>>>

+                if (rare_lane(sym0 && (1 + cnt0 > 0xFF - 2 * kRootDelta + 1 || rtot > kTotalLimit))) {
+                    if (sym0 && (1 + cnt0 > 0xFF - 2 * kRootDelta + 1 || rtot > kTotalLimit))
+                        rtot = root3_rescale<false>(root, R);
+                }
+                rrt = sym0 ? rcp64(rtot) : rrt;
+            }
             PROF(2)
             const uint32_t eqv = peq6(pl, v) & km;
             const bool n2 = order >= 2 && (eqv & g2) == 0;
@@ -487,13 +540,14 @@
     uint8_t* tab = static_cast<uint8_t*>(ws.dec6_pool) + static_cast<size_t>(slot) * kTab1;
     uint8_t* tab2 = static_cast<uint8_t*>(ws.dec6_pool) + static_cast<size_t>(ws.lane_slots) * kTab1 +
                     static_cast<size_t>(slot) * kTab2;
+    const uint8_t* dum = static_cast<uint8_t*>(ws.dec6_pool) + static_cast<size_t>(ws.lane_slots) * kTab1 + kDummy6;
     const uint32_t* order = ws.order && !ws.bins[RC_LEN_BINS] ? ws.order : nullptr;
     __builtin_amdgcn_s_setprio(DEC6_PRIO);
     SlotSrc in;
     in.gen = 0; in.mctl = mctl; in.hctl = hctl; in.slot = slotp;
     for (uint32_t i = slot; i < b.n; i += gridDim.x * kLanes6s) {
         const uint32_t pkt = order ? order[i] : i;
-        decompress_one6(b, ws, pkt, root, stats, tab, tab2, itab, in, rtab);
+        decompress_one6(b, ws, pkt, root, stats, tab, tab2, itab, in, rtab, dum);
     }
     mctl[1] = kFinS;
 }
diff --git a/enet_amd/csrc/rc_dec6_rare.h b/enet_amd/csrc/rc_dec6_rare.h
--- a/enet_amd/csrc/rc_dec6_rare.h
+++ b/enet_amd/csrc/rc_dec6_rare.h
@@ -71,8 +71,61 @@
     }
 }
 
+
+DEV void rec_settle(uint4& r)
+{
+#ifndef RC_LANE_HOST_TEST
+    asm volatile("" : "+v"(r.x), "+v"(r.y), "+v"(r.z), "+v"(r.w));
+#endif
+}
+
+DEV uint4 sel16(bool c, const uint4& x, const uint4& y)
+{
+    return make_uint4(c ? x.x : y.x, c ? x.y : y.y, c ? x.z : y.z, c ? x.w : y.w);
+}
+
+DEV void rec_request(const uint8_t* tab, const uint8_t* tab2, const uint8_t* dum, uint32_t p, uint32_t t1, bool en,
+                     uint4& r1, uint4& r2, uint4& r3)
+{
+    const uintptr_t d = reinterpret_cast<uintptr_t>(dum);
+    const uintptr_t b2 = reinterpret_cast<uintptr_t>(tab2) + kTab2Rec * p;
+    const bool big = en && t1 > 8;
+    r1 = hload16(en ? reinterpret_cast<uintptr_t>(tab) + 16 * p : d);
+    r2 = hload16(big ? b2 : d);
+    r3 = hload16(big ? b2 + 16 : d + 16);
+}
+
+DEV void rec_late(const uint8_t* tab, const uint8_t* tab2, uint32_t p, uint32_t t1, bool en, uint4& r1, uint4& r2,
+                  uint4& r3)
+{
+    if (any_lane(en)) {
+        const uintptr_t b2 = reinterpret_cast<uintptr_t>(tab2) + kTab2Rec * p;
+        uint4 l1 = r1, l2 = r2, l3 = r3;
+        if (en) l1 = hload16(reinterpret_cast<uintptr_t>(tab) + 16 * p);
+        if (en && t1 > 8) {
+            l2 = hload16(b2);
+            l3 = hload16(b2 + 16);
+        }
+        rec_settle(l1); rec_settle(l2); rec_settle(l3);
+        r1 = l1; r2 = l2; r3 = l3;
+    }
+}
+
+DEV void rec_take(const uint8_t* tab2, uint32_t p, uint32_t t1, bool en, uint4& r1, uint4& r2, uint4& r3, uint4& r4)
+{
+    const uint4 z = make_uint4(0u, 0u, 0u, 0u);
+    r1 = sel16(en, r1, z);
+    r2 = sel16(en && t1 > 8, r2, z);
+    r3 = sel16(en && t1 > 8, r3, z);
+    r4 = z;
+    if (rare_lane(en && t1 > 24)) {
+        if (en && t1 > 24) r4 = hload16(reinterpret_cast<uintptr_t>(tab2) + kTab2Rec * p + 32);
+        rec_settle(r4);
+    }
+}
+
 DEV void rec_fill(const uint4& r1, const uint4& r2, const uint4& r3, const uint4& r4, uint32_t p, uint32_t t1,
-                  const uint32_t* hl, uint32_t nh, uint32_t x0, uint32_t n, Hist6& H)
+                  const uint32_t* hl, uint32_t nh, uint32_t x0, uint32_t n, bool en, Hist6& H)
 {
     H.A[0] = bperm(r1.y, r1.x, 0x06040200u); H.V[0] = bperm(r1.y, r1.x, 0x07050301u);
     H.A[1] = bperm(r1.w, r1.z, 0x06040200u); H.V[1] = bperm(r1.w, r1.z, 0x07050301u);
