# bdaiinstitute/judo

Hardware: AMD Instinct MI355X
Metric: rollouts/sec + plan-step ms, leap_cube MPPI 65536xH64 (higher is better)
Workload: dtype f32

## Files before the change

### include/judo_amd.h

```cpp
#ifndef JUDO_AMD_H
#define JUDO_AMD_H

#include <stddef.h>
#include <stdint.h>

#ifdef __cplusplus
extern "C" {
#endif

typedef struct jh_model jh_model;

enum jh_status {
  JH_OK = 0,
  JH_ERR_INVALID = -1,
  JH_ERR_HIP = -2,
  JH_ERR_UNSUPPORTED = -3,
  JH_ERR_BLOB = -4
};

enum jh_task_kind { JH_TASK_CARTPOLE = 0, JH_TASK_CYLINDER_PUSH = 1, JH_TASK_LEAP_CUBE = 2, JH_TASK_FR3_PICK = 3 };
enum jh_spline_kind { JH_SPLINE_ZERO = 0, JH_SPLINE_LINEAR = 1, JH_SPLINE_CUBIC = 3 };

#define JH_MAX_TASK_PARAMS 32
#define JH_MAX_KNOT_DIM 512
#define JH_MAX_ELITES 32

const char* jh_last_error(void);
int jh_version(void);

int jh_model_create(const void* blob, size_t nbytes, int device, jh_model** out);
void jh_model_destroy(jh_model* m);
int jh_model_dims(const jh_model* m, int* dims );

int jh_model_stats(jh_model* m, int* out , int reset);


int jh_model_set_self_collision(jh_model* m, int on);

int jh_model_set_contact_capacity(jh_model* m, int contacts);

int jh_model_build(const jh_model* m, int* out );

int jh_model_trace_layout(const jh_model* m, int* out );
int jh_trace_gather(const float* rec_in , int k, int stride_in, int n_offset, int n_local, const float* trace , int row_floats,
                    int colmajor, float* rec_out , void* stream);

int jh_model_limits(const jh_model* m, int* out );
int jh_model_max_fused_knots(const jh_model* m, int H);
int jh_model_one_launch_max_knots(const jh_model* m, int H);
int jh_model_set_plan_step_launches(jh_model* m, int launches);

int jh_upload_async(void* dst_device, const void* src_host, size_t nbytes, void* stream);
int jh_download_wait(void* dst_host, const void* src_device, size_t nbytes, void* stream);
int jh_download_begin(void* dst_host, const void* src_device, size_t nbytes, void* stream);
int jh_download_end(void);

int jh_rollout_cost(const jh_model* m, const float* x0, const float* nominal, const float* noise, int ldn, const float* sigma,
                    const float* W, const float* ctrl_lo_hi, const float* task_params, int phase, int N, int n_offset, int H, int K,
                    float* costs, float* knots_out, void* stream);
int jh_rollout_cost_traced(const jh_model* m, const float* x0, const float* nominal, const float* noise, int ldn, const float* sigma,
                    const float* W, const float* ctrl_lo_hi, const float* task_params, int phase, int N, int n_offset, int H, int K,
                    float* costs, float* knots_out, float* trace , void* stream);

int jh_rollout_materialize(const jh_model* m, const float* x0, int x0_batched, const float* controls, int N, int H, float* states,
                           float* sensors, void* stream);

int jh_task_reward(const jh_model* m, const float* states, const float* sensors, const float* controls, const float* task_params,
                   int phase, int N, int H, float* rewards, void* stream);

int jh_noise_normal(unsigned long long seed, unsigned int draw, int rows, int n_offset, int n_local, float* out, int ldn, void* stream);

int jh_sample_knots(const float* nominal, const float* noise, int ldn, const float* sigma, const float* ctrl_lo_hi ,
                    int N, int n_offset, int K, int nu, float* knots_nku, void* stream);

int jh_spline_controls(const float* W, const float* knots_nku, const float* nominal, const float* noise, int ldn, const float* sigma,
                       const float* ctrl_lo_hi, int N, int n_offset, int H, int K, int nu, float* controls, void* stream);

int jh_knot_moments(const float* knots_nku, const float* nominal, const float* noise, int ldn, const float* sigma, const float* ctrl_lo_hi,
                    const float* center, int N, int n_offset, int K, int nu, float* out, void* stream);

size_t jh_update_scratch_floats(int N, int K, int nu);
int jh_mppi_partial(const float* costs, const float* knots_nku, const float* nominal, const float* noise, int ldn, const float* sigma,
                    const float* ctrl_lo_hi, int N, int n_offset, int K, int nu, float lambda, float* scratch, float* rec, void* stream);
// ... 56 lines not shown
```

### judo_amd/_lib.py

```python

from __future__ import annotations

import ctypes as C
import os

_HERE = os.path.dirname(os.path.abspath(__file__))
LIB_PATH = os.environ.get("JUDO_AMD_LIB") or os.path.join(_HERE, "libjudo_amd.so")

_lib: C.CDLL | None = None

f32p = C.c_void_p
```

<<<
>>>

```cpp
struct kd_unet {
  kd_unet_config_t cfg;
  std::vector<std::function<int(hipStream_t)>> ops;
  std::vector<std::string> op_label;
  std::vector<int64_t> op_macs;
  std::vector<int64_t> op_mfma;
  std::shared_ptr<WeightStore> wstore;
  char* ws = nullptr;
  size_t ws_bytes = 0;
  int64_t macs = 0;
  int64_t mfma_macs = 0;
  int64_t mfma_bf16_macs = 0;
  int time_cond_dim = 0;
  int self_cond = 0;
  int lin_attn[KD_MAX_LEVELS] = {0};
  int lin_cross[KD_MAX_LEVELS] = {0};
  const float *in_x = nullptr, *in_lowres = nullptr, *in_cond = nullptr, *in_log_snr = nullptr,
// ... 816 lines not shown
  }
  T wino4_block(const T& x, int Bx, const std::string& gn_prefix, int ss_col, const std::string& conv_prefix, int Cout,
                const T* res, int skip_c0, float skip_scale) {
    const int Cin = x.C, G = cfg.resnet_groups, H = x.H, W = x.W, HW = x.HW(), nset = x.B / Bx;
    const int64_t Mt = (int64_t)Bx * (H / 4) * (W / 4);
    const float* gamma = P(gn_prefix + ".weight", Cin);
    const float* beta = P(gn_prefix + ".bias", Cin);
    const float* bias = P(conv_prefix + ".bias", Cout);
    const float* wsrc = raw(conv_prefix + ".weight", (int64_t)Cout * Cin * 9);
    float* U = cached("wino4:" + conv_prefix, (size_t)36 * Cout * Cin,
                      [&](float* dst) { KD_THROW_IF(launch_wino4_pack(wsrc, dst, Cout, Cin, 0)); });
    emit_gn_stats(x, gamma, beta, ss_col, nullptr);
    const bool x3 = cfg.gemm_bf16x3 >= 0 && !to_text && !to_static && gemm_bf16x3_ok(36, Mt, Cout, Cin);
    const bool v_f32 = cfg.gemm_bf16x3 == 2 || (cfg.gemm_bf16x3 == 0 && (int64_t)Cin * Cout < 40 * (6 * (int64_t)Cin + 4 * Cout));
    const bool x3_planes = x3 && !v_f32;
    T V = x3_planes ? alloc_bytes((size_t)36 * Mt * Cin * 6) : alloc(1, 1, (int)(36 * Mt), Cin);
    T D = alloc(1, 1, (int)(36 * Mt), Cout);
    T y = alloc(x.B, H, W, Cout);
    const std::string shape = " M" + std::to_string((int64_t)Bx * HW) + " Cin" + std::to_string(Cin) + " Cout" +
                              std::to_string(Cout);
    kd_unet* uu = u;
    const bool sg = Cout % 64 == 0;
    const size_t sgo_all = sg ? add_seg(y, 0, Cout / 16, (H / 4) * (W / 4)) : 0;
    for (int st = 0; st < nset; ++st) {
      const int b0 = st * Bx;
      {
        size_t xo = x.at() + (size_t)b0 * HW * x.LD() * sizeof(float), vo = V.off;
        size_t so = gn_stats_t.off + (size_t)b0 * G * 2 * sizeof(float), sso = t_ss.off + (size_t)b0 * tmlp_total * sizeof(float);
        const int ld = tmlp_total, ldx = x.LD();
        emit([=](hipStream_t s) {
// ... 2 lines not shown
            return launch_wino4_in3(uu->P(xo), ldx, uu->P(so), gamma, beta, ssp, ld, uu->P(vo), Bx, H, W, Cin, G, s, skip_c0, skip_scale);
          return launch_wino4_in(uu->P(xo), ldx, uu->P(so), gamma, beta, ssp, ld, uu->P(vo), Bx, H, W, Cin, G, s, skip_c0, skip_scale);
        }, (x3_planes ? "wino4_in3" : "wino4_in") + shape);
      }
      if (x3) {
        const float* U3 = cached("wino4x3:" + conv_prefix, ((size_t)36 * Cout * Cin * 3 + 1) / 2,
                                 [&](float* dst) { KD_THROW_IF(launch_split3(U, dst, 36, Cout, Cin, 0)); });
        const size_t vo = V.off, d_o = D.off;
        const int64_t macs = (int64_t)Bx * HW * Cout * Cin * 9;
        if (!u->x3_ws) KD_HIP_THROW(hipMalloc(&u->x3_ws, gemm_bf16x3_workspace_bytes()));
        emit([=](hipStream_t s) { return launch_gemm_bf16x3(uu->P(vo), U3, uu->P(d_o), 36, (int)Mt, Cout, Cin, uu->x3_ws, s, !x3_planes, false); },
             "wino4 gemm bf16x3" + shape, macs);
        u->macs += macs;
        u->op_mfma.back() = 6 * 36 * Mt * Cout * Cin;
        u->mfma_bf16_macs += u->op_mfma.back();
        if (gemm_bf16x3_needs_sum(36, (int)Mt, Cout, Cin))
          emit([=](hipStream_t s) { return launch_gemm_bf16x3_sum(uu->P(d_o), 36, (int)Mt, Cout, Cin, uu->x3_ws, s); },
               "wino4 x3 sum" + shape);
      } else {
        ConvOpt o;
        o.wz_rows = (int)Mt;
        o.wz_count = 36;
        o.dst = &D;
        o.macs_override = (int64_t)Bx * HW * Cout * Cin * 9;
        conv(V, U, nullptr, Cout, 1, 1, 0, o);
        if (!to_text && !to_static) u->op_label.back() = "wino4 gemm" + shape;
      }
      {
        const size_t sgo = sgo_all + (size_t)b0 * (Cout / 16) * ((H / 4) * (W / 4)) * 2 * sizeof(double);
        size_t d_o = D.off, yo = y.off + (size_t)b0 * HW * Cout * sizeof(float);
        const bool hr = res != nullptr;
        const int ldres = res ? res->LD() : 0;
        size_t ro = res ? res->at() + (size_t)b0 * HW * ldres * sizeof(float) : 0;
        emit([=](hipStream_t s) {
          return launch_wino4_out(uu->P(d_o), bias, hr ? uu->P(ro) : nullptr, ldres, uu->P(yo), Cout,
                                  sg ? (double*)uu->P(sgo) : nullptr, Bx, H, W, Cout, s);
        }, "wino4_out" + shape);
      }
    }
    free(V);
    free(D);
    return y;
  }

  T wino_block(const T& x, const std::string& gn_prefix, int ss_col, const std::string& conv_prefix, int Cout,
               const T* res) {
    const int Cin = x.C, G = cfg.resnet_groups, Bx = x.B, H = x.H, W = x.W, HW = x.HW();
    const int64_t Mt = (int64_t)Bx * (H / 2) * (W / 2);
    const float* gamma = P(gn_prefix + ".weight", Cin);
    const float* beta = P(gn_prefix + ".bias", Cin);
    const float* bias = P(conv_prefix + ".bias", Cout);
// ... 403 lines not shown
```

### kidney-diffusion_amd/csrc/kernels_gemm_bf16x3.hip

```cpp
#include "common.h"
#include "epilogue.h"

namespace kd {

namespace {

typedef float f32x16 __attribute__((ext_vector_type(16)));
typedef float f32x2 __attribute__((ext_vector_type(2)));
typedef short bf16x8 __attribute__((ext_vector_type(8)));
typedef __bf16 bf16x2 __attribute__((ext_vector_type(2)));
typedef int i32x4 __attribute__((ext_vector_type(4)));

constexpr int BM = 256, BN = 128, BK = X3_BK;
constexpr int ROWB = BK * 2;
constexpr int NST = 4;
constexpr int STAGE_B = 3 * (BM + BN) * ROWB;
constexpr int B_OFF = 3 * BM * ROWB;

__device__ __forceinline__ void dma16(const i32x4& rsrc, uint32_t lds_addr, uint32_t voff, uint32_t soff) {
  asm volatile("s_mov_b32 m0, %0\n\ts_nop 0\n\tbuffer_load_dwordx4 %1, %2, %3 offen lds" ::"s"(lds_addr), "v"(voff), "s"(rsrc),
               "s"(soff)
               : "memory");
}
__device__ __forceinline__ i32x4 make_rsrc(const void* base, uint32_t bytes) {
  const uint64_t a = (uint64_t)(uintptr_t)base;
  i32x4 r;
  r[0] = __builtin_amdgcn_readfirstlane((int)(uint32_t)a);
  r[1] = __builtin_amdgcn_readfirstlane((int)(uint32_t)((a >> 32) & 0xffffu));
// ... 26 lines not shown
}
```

<<<

### Your assignment:
Every line with "costs" in it should be copied from the entries.

### Result of this task:
                    float* costs, float* knots_out, void* stream);
                    float* costs, float* knots_out, float* trace , void* stream);
int jh_mppi_partial(const float* costs, const float* knots_nku, const float* nominal, const float* noise, int ldn, const float* sigma,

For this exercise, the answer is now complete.